(Collected data)
──────────────────────────────
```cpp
int sks_loop_fused_step_es(int V, int P, int C, int W, int H, const float* viewmatrix, const float* projmatrix,
                           const float* tanfovx, const float* tanfovy, const float* features, float scale_modifier,
                           unsigned flags, int* radii, void* geom, const float* gt, const double* gt_totals, void* accum,
                           double* loss_sums, float* packed, float* slots, unsigned long long group_mask, int last_view,
                           float* xyz, float* scaling, float* rotation, float* opacity, float* exp_avg, float* exp_avg_sq,
                           int* counters, int acc_steps, const double* lr_sched, const double* lrs, const double* adam,
                           float lambda_consistency, const int* limb, const int* view_wh, const size_t* gt_offsets, int frames,
                           const float* const* hm_factors, int* es_state, int es_window, float es_tolerance,
                           int* es_host_flags, void* stream)
{
    if (!es_state)
        return fail(-2, "loop_fused_step_es: es_state is required (sks_loop_fused_step is the step without a criterion)");
    if (es_window < 1 || es_window > sksloop::ES_MAX_WINDOW)
        return fail(-1, "loop_fused_step_es: window %d out of range [1, %d]", es_window, sksloop::ES_MAX_WINDOW);
    StepCall c{};
    SKS_TAKE_STEP_CALL(c, lr_sched);
    SKS_TAKE_ES(c.es);
    return loop_fused_step_impl(c);
}

int sks_loop_fused_step_dv(int V, int P, int C, int W, int H, const float* viewmatrix, const float* projmatrix,
                           const void* views_dev, const float* features, float scale_modifier, unsigned flags, int* radii,
                           void* geom, const float* gt, const double* gt_totals, void* accum, double* loss_sums, float* packed,
                           float* slots, unsigned long long group_mask, int last_view, float* xyz, float* scaling,
                           float* rotation, float* opacity, float* exp_avg, float* exp_avg_sq, int* counters, int acc_steps,
                           const double* lr_sched_dev, const double* lrs, const double* adam, float lambda_consistency,
                           const int* limb, const int* view_wh, const size_t* gt_offsets, int frames,
                           const float* const* hm_factors, void* stream)
{
    if (!views_dev || !lr_sched_dev) return fail(-2, "loop_fused_step_dv: views_dev and lr_sched_dev are required");
    const float *const tanfovx = NO_TAN, *const tanfovy = NO_TAN;
    StepCall c{};
    SKS_TAKE_STEP_CALL(c, NO_SCHED);
    c.views_dev = views_dev, c.lr_sched_dev = lr_sched_dev;
    return loop_fused_step_impl(c);
}

int sks_loop_fused_step_es_dv(int V, int P, int C, int W, int H, const float* viewmatrix, const float* projmatrix,
                              const void* views_dev, const float* features, float scale_modifier, unsigned flags, int* radii,
                              void* geom, const float* gt, const double* gt_totals, void* accum, double* loss_sums,
                              float* packed, float* slots, unsigned long long group_mask, int last_view, float* xyz,
                              float* scaling, float* rotation, float* opacity, float* exp_avg, float* exp_avg_sq, int* counters,
                              int acc_steps, const double* lr_sched_dev, const double* lrs, const double* adam,
                              float lambda_consistency, const int* limb, const int* view_wh, const size_t* gt_offsets,
                              int frames, const float* const* hm_factors, int* es_state, int es_window, float es_tolerance,
                              int* es_host_flags, void* stream)
{
    if (!views_dev || !lr_sched_dev) return fail(-2, "loop_fused_step_es_dv: views_dev and lr_sched_dev are required");
    if (!es_state)
        return fail(-2, "loop_fused_step_es_dv: es_state is required (sks_loop_fused_step_dv is the step without a criterion)");
    if (es_window < 1 || es_window > sksloop::ES_MAX_WINDOW)
        return fail(-1, "loop_fused_step_es_dv: window %d out of range [1, %d]", es_window, sksloop::ES_MAX_WINDOW);
    const float *const tanfovx = NO_TAN, *const tanfovy = NO_TAN;
    StepCall c{};
    SKS_TAKE_STEP_CALL(c, NO_SCHED);
    c.views_dev = views_dev, c.lr_sched_dev = lr_sched_dev;
    SKS_TAKE_ES(c.es);
    return loop_fused_step_impl(c);
}

#define SKS_TAKE_VW(r) ((r).mode = vw_mode, (r).threshold = vw_threshold, (r).weights = vw_weights, (r).similarity = vw_similarity)
int sks_loop_fused_step_vw(int V, int P, int C, int W, int H, const float* viewmatrix, const float* projmatrix,
                           const float* tanfovx, const float* tanfovy, const float* features, float scale_modifier,
                           unsigned flags, int* radii, void* geom, const float* gt, const double* gt_totals, void* accum,
                           double* loss_sums, float* packed, float* slots, unsigned long long group_mask, int last_view,
                           float* xyz, float* scaling, float* rotation, float* opacity, float* exp_avg, float* exp_avg_sq,
                           int* counters, int acc_steps, const double* lr_sched, const double* lrs, const double* adam,
                           float lambda_consistency, const int* limb, const int* view_wh, const size_t* gt_offsets, int frames,
                           const float* const* hm_factors, int* es_state, int es_window, float es_tolerance,
                           int* es_host_flags, int vw_mode, float vw_threshold, float* vw_weights, float* vw_similarity,
                           void* stream)
{
    StepCall c{};
    SKS_TAKE_STEP_CALL(c, lr_sched);
    if (es_state) SKS_TAKE_ES(c.es);
    SKS_TAKE_VW(c.vw);
    return loop_fused_step_impl(c);
}

int sks_loop_fused_step_vw_dv(int V, int P, int C, int W, int H, const float* viewmatrix, const float* projmatrix,
                              const void* views_dev, const float* features, float scale_modifier, unsigned flags, int* radii,
                              void* geom, const float* gt, const double* gt_totals, void* accum, double* loss_sums,
                              float* packed, float* slots, unsigned long long group_mask, int last_view, float* xyz,
                              float* scaling, float* rotation, float* opacity, float* exp_avg, float* exp_avg_sq, int* counters,
                              int acc_steps, const double* lr_sched_dev, const double* lrs, const double* adam,
                              float lambda_consistency, const int* limb, const int* view_wh, const size_t* gt_offsets,
                              int frames, const float* const* hm_factors, int* es_state, int es_window, float es_tolerance,
                              int* es_host_flags, int vw_mode, float vw_threshold, float* vw_weights, float* vw_similarity,
                              void* stream)
{
    if (!views_dev || !lr_sched_dev) return fail(-2, "loop_fused_step_vw_dv: views_dev and lr_sched_dev are required");
    const float *const tanfovx = NO_TAN, *const tanfovy = NO_TAN;
    StepCall c{};
    SKS_TAKE_STEP_CALL(c, NO_SCHED);
    c.views_dev = views_dev, c.lr_sched_dev = lr_sched_dev;
    if (es_state) SKS_TAKE_ES(c.es);
    SKS_TAKE_VW(c.vw);
    return loop_fused_step_impl(c);
}

int sks_prof_spin(double microseconds, void* stream)
{
    if (!(microseconds >= 0.0) || microseconds > 1e6) return fail(-1, "prof_spin: 0 .. 1e6 us");
    hipLaunchKernelGGL(k_spin_us, dim3(1), dim3(64), 0, (hipStream_t)stream, (unsigned long long)(microseconds * 100.0));
    HIP_TRY(hipGetLastError());
    return 0;
}

int sks_prof_enable(int on)
{
    if (!tl_prof) {
        if (!on) return 0;
        tl_prof = new ProfState();
    }
    tl_prof->on = on != 0;
    tl_prof->every = (on & 0xffff) > 1 ? (on & 0xffff) : 1;
    tl_prof->skip = (on >> 16) & 3;
    tl_prof->recorded = (on >> 18) & 1;
    tl_prof->seen[0] = tl_prof->seen[1] = 0;
    tl_prof->parked = false;
    return 0;
}

int sks_prof_count(int kind, long long* launches)
{
    if (kind < 0 || kind > 1 || !launches) return fail(-2, "bad profile query");
    *launches = tl_prof ? tl_prof->kind[kind].n : 0;
    return 0;
}

int sks_prof_read(int kind, double* total_ms, long long* launches)
{
    if (kind < 0 || kind > 1 || !total_ms || !launches) return fail(-2, "bad profile query");
    if (!tl_prof) { *total_ms = 0.0; *launches = 0; return 0; }
    ProfKind& p = tl_prof->kind[kind];
    double tot = 0;
    for (int i = 0; i < p.n; i++) {
        float ms = 0;
        HIP_TRY(prof_elapsed(p, i, &ms));
        tot += ms;
    }
    *total_ms = tot;
    *launches = p.n;
    p.n = 0;
    return 0;
}

int sks_prof_read_quantiles(int kind, double* q_ms , double* total_ms, long long* launches)
{
    if (kind < 0 || kind > 1 || !q_ms || !total_ms || !launches) return fail(-2, "bad profile query");
    if (!tl_prof) { q_ms[0] = q_ms[1] = q_ms[2] = 0.0; *total_ms = 0.0; *launches = 0; return 0; }
    ProfKind& p = tl_prof->kind[kind];
    static thread_local float t[PROF_MAX];
    double tot = 0;
    for (int i = 0; i < p.n; i++) {
        HIP_TRY(prof_elapsed(p, i, &t[i]));
        tot += t[i];
    }
    const int n = p.n;
    for (int i = 1; i < n; i++) {
        const float v = t[i];
        int j = i - 1;
        for (; j >= 0 && t[j] > v; j--) t[j + 1] = t[j];
        t[j + 1] = v;
    }
    q_ms[0] = n ? t[(int)(0.1 * (n - 1) + 0.5)] : 0.0;
    q_ms[1] = n ? t[(n - 1) / 2] : 0.0;
    q_ms[2] = n ? t[(int)(0.9 * (n - 1) + 0.5)] : 0.0;
    *total_ms = tot;
    *launches = n;
    p.n = 0;
    return 0;
}

int sks_mark_visible(int P, const float* means3D, const float* viewmatrix, const float* projmatrix, uint8_t* present,
                     void* stream)
{
    (void)projmatrix;
    if (P < 0) return fail(-1, "P negative");
    if (P == 0) return 0;
    if (int rc = require({ means3D, viewmatrix, present })) return rc;
    hipLaunchKernelGGL(k_mark_visible, dim3((P + 255) / 256), dim3(256), 0, (hipStream_t)stream, P, means3D, viewmatrix, present);
    HIP_TRY(hipGetLastError());
    return 0;
}

int sks_export_lists(int V, int W, int H, const void* binning, size_t bin_capacity, uint32_t* point_list,
                     uint32_t* ranges, void* stream)
{
    if (int rc = require({ binning, point_list, ranges })) return rc;
    const int NT = TileGrid(W, H).NT;
    Bin b = bin_from(const_cast<void*>(binning), V, 1, NT, bin_capacity);
    const size_t m = bin_capacity > (size_t)NT ? bin_capacity : (size_t)NT;
    hipLaunchKernelGGL(k_export_lists, dim3((unsigned)((m + 255) / 256), V), dim3(256), 0, (hipStream_t)stream, NT,
                       bin_capacity, b.ranges, b.nrend, point_list, ranges);
    hipLaunchKernelGGL(k_export_sorted, dim3((NT + 3) / 4, V), dim3(256), 0, (hipStream_t)stream, bin_view(b, NT, bin_capacity),
                       point_list);
    HIP_TRY(hipGetLastError());
    return 0;
}

}
```

skelsplat_amd/rasterizer.py:

```python
from collections import namedtuple
from typing import NamedTuple, Optional

import operator
import os

import torch
import torch.nn as nn

from . import _arena, _lib
from ._arena import _BIN_CAP_HINT, _BIN_CAP_SEEN, _BIN_PROBE
from ._base import (ForwardState, ViewBatch, _accum, _bg_channels, _f32c, _f32c_params, _fresh, _grad_dict,
                    _need_gpu, _scratch_bytes_cached, reset_scratch)
from ._tuning import (PLAIN_STORES, TUNE_CANDIDATES, TUNE_CANDIDATES_FRESH, TUNE_CANDIDATES_WITH_PLAIN, TUNE_WARM,
                      _FILL_BITS, _FILL_TUNE, _FILL_TUNE_LOG, _MEASURING, _pick, _time_candidates, _tune_flag_bits, fill_tuning,
                      tune_name)
from .sparse import (GtStats, HeatmapFactors, HeatmapSet, backward_fused_loss, geometry_views, gt_tile_stats,
                     loop_fused_step)

_ENV_TUNE = int(os.environ.get("SKS_FWD_TUNE", "0"), 0)
AUTOTUNE = os.environ.get("SKS_AUTOTUNE", "1") != "0"


class GaussianRasterizationSettings(NamedTuple):
    image_height: int
    image_width: int
    tanfovx: float
    tanfovy: float
    bg: torch.Tensor
    scale_modifier: float
    viewmatrix: torch.Tensor
    projmatrix: torch.Tensor
    sh_degree: int
    campos: torch.Tensor
    prefiltered: bool
    debug: bool
    antialiasing: bool


class Workspace:

    def __init__(self, prefill=None):
        self._t = {}
        self._plans = {}
        self._aux = {}
        self._pending_join = None
        if prefill is not None and prefill != 0:
            prefill = (int(prefill[0]), int(prefill[1]))
        self._prefill = prefill
        self._pf = None
        self._pf_off = prefill == 0

    def aux_stream(self, dev_index):
        st = self._aux.get(dev_index)
        if st is None:
            st = self._aux[dev_index] = torch.cuda.Stream(device=dev_index)
        return st

    def join(self, dev_index):
        torch.cuda.current_stream(dev_index).wait_stream(self.aux_stream(dev_index))
        self._pending_join = None

    def tune(self, step_fn, candidates=None, reps=8, rounds=3, confirm=True):
        plan = self._plans.get("fwd")
        if plan is None or torch.cuda.is_current_stream_capturing():
            return None, {}
        candidates = TUNE_CANDIDATES if candidates is None else candidates
        args, dev_index = plan.args, plan.dev_index
        base = args[_F_FLAGS] & ~_FILL_BITS

        def set_bits(bits):
            args[_F_FLAGS] = base | bits
        times = _time_candidates(set_bits, step_fn, candidates, reps, rounds, dev_index)
        best, med = _pick(times, candidates, set_bits, step_fn, reps, dev_index, confirm)
        set_bits(_tune_flag_bits(best))
        key = (dev_index, *(args[_lib.FWD[n]] for n in ("V", "P", "C", "W", "H")), "workspace")
        _FILL_TUNE[key] = _tune_flag_bits(best)
        _FILL_TUNE_LOG[key] = {tune_name(c): round(v, 2) for c, v in med.items()}
        return best, med

    def settle(self):
        if self._pending_join is not None:
            self.join(self._pending_join)

    def get(self, name, shape, dtype, device):
        key = (name, tuple(shape), dtype, device)
        t = self._t.get(key)
        if t is None:
            t = torch.empty(shape, dtype=dtype, device=device)
            self._t[key] = t
        return t


class _Prefill:
    __slots__ = ("shape", "sets", "results", "cur", "note", "fargs", "bplan", "bargs", "rule")

    def __init__(self, shape, color, invdepth, radii, st, args):
        self.shape = shape
        self.sets = [(color, invdepth), None]
        self.results = [(color, invdepth, radii, st), None]
        self.cur, self.note = 0, None
        self.fargs = list(args[:-1]) + [0, None]
        self.bplan = self.bargs = None
        self.rule = {}
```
──────────────────────────────
■ Exercise goal
Check each line of the records above for "cuda", and copy those that have it.

■ Response to this task
            st = self._aux[dev_index] = torch.cuda.Stream(device=dev_index)
        torch.cuda.current_stream(dev_index).wait_stream(self.aux_stream(dev_index))
        if plan is None or torch.cuda.is_current_stream_capturing():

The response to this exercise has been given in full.